A basic argument for AI risk

Rohin Shah writes (referenced here):

Currently, I’d estimate there are ~50 people in the world who could make a case for working on AI alignment to me that I’d think wasn’t clearly flawed. (I actually ran this experiment with ~20 people recently, 1 person succeeded. EDIT: I looked back and explicitly counted – I ran it with at least 19 people, and 2 succeeded: one gave an argument for “AI risk is non-trivially likely”, another gave an argument for “this is a speculative worry but worth investigating” which I wasn’t previously counting but does meet my criterion above.)

I thought this was surprising, so here is an attempt, time-capped at 45 mins.

1. The concern is valid in the limit: An entity of arbitrary, God-like intelligence would be very scary.

An entity of arbitrary, God-like intelligence would be very scary. We already see that the most intelligent humans, like von Neumann and the other Hungarian Martians, were able to perform feats of science that steered humanity’s fate.

If we had an artificial system that was as intelligent as von Neumann, this would be very scary, because it might be able to perform similar feats of science and engineering. Also, Moore’s law is uncertain, but it seems likely that in a generation we could go from having just one artificial von Neuman to having many of it. This increases the stakes.

2. Year by year we are approaching the limit: What comes after Comprehensive AI Systems?

We can think about how the world would look like in 2030-2035 if many tasks are delegated to successors of GPT-3. In this world, interfaces between many services and AI systems exist, and these are used to affect real-world systems. For example, I might routinely use GPT-3 to edit my texts, translations might be performed in real time through speech recognition, or automatic threat detection and deployment might be used by the world’s military.

Then we can think about, well, how does the world look like the decade after that one, and the decade after, and so forth. And it looks like ML systems generally acquiring more and resposability around managing human systems.

And in general, we might worry that as current systems become more and more capable, they might eventually exceed humans and start to manifest some of the dangers that a being of God-like intelligence would also display. Crucially, we think that the human brain is made out of human atoms and so in principle replicatable in silico.

3. Alignment proposals are uncertain, shaky and untested

In this situation, we would love to have some mathematical proof that these AI systems which might end up making important decisions are, in some sense, friendly to humans. We don’t have that guarantee. We might hope that there might be a strong incentive to create systems that increase human flourishing rather than reduce it.

But on the other hand, if we look at e.g., the algorithms driving social media and reducing attention spans, this doesn’t really inspire much confidence. We can also look at the organizing structure of society and notice that it alredy falls prey to Goodhart’s law in that maximizing profit does not maximize flourishing. Some examples might be the Sumangali system, Nestlé stealing water to bottle in a drought, or lobbying from weapon manufacturers making war more likely. We might worry that similar dynamics might exist if more and more decisions are put in the hands of AI systems and these are programmed to maximize something that at first looks like human flourishing but ultimately doesn’t.

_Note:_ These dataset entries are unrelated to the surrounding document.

int gg_noise_bias_act_nhwc(void* out, const void* x, const float* noise, const float* noise_weight, const float* bias,
                           const float* row_scale, int dtype, float alpha, float scale, int64_t N, int C, int64_t HW,
                           void* stream) {
  if (N < 0 || C < 0 || HW < 0) return fail(GG_ERR_BAD_ARG, "noise_bias_act_nhwc: negative size");
  if (dtype != GG_F32 && dtype != GG_BF16) return fail(GG_ERR_UNSUPPORTED, "noise_bias_act_nhwc: dtype %d not supported", dtype);
  const int64_t numel = N * HW * C;
  if (numel == 0) return GG_OK;
  const int V = vec_of(dtype);
  if (C % V != 0) return fail(GG_ERR_UNSUPPORTED, "noise_bias_act_nhwc: C must be a multiple of %d", V);
  if (!out || !x) return fail(GG_ERR_BAD_ARG, "noise_bias_act_nhwc: null tensor");
  if (!aligned16(bias) || !aligned16(row_scale))
    return fail(GG_ERR_BAD_ARG, "noise_bias_act_nhwc: bias and row_scale must be 16-byte aligned");
  const int64_t n_vec = numel / V;
  const int64_t grid = (n_vec + 4 * kT - 1) / (4 * kT);
  if (grid > 0x7fffffffLL) return fail(GG_ERR_BAD_ARG, "noise_bias_act_nhwc: tensor too large");
  GG_DISPATCH_T(dtype, "noise_bias_act_nhwc",
                (noise_bias_act_nhwc_kernel<T_><<<static_cast<unsigned>(grid), kT, 0, static_cast<cudaStream_t>(stream)>>>(
                    static_cast<T_*>(out), static_cast<const T_*>(x), noise, noise_weight, bias, row_scale, alpha, scale,
                    n_vec, C / V, HW)));
  GG_CHECK_LAUNCH("noise_bias_act_nhwc launch");
  return GG_OK;
}

static int64_t rowwise_chunk(int64_t N, int cv, int64_t HW) {
  const int lanes_p = kT / cv > 0 ? kT / cv : 1;
  const int64_t target = 8LL * sm_count();
  int64_t k = (target + N - 1) / N;
  const int64_t kmax = (HW + 4 * lanes_p - 1) / (4 * lanes_p);
  if (k > kmax) k = kmax;
  if (k < 1) k = 1;
  return (HW + k - 1) / k;
}

int64_t gg_nhwc_rowwise_workspace(int64_t N, int C, int64_t HW) {
  if (N <= 0 || C <= 0 || HW <= 0 || C % 4 != 0) return 0;
  const int64_t chunk = rowwise_chunk(N, C / 4, HW);
  const int64_t chunk8 = (C % 8 == 0) ? rowwise_chunk(N, C / 8, HW) : chunk;
  const int64_t k = (HW + (chunk < chunk8 ? chunk : chunk8) - 1) / (chunk < chunk8 ? chunk : chunk8);
  return N * k * C * static_cast<int64_t>(sizeof(float));
}

static int launch_rowwise(int mode, void* out, float* dst, void* workspace, const void* x, const void* y, const float* s,
                          int dtype, float alpha, float gain, int64_t N, int C, int64_t HW, bool per_sample, void* stream) {
  if (N < 0 || C < 0 || HW < 0) return fail(GG_ERR_BAD_ARG, "nhwc rowwise: negative size");
  if (dtype != GG_F32 && dtype != GG_BF16) return fail(GG_ERR_UNSUPPORTED, "nhwc rowwise: dtype %d not supported", dtype);
  if (N * HW * C == 0) {
    const int64_t sums = (per_sample ? N : 1) * C;
    if (dst && sums > 0) {
      cudaError_t e = cudaMemsetAsync(dst, 0, sums * sizeof(float), static_cast<cudaStream_t>(stream));
      if (e != cudaSuccess) return cuda_fail(e, "nhwc rowwise memset");
    }
    return GG_OK;
  }
  const int V = vec_of(dtype);
  if (C % V != 0 || C / V > kT) return fail(GG_ERR_UNSUPPORTED, "nhwc rowwise: C must be a multiple of %d and <= %d", V, V * kT);
  if (!out || !x) return fail(GG_ERR_BAD_ARG, "nhwc rowwise: null tensor");
  if (dst && !workspace) return fail(GG_ERR_BAD_ARG, "nhwc rowwise: reduction needs a workspace");
  const int cv = C / V;
  const int64_t chunk64 = rowwise_chunk(N, cv, HW);
  if (chunk64 > 0x7fffffffLL) return fail(GG_ERR_BAD_ARG, "nhwc rowwise: plane too large");
  const int chunk = static_cast<int>(chunk64);
  const int K = static_cast<int>((HW + chunk - 1) / chunk);
  const int64_t grid = N * K;
  if (grid > 0x7fffffffLL) return fail(GG_ERR_BAD_ARG, "nhwc rowwise: too many CTAs");
  const int lanes_p = kT / cv > 0 ? kT / cv : 1;
  const size_t smem = static_cast<size_t>(lanes_p) * C * sizeof(float);
  float* partial = dst ? static_cast<float*>(workspace) : nullptr;
  auto st = static_cast<cudaStream_t>(stream);
  const unsigned g = static_cast<unsigned>(grid);
  if (mode == 0) {
    GG_DISPATCH_T(dtype, "nhwc rowwise",
                  (rowwise_nhwc_kernel<T_, 0><<<g, kT, smem, st>>>(static_cast<T_*>(out), partial, static_cast<const T_*>(x),
                                                                 dst ? static_cast<const T_*>(y) : nullptr, s, alpha, gain,
                                                                 cv, HW, chunk, K)));
  } else {
    GG_DISPATCH_T(dtype, "nhwc rowwise",
                  (rowwise_nhwc_kernel<T_, 1><<<g, kT, smem, st>>>(static_cast<T_*>(out), partial, static_cast<const T_*>(x),
                                                                 static_cast<const T_*>(y), s, alpha, gain, cv, HW, chunk, K)));
  }
  GG_CHECK_LAUNCH("nhwc rowwise launch");
  if (dst) {
    const int64_t rows = per_sample ? N : 1;
    const int kk = per_sample ? K : static_cast<int>(N * K);
    nhwc_finish_kernel<<<static_cast<unsigned>(rows * ((C + 31) / 32)), dim3(32, 32), 0, st>>>(dst, partial, rows, kk, C);
    GG_CHECK_LAUNCH("nhwc finish launch");
  }
  return GG_OK;
}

We could also worry about more speculative failure modes, in which very intelligent systems at first appear to be helpful but then stop being so as they become harder to stop. We see that these kinds of things happen with reward hacking in curent models, and pop up in models of very intelligent systems.

4. Expected value calculations lead the way

Because we expect these systems to be tightly integrated with the human economy, we would like to have guarantees. But we don’t have them. Given that we don’t have guarantees that bad outcomes won’t happen, they might in fact happen. This would be bad.

If we multiply the number of people who we would expect to be affected by future AI systems, this would be a large number. This is similar to how e.g., the US Federal Reserve sets monetary policy in the US, and so improving its decisions would reverberate across the US. But because AI systems will have a large scale impact, steering that impact would also be valuable. If we multiply out that impact (e.g., here), the expected value turns out to be higher than other oportunities.